Depuis la disparition de l’Action démocratique du Québec (ADQ), je suis orphelin. Il n’y a plus de parti politique qui correspond à mes attentes. Un parti qui préconise la réduction des dépenses publiques au lieu d’augmenter les impôts. Un parti qui croit que la création de richesse – tant individuelle que corporative – permettra de sortir le Québec de son enlisement économique. Un parti qui croit comme moi que c’est assez de l’interventionnisme de l’état et qu’il est temps que les citoyens reprenne le contrôle de leur destinée. Aucun parti disais-je. Zéro… Niet… Nada…

Quand on est de la gauche socialiste comme la majorité des partis que je retrouverai bientôt sur mon bulletin de vote, l’ADQ, c’était l’extrême droite. Si vous voulez savoir c’est quoi l’extrême droite, je vous invite à regarder du côté de l’Europe. Il y en a quelques “beaux” exemples là-bas.

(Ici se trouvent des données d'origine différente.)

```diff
+long long separate_reduce_elems(const Net& net, const std::vector<BwdStep>& plan, int i, int* passes) {
+  const Op& op = net.ops[i];
+  if (passes) *passes = 0;
+  if (op.wslot < 0) return 0;
+  const ConvW& cw = net.convs[op.wslot];
+  const long long px = (long long)op.out.H * op.out.W;
+  const int hm = plan[i].red_by;
+  int np = hm ? 0 : 1;
+  long long el = hm ? 0 : px * cw.cout;
+  if (hm && !cw.prefix2.empty()) {
+    np = 2 - ((hm & 1) + ((hm >> 1) & 1));
+    el = px * (cw.cout / 2) * np;
+  }
+  if (passes) *passes = np;
+  return el;
+}
+
+bool backward_step_launches_gz(const Net& net, const std::vector<BwdStep>& plan, int i) {
+  const BwdRoute r = plan[i].route;
+  return net.ops[i].wslot >= 0 && (r == BR_PW || r == BR_DW || r == BR_STEM || r == BR_CONV3_S1 || r == BR_CONV3_S2);
+}
+
+int backward_fpn_fill(const Net& net, const std::vector<BwdStep>& plan, int fpn_zero) {
+  int fill = 0;
+  for (int k = 0; k < 3; ++k) {
+    if (!((fpn_zero >> k) & 1)) continue;
+    const View& f = net.fpn[k];
+    bool written = false;
+    for (int j = (int)plan.size() - 1; j >= 0; --j) {
+      const Op& o = net.ops[j];
+      if (!views_overlap(o.in, f) && !views_overlap(o.res, f) && !views_overlap(o.out, f) && !views_overlap(o.alias, f) &&
+          !(o.kind == OP_SPP && o.out.buf == f.buf))
+        continue;
+      const BwdStep& st = plan[j];
+      written = st.route == BR_DW_FUSED && st.red_in >= 0 && !st.red_acc && o.in.buf == f.buf && o.in.coff == f.coff &&
+                o.in.C == f.C && !views_overlap(o.out, f);
+      break;
+    }
+    if (!written) fill |= 1 << k;
+  }
+  return fill;
+}
+
+}
```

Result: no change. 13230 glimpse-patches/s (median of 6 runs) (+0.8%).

Ici, dans la vraie vie, c’était le centre droit, tout au plus. Mais c’était tout de même plus à droite que tout ce qu’on retrouve sur l’échiquier politique québécois. Malheureusement, après un bref flirt avec le pouvoir en 2007-2008, l’ADQ est redevenu un parti régional et elle finira par fusionner avec la Coalition Avenir Québec (CAQ) en février 2012.

Bien qu’ayant récupéré la majorité des députés de l’ex-ADQ, la CAQ est une différente bête… François Legault, l’actuel chef du parti, est un ancien ministre péquiste qui a défroqué après une courte retraite de la vie politique pour fonder la CAQ. Puisqu’il s’agit d’une coalition, son équipe regroupe également des candidats qui ont, jusqu’à récemment, été identifié à des partis socialistes de gauche. D’ailleurs, son propre passé souverainiste est venu le hanter à quelques reprises au cours des 4 débats télévisés qui ont été présentés entre le 19 et le 22 août 2012.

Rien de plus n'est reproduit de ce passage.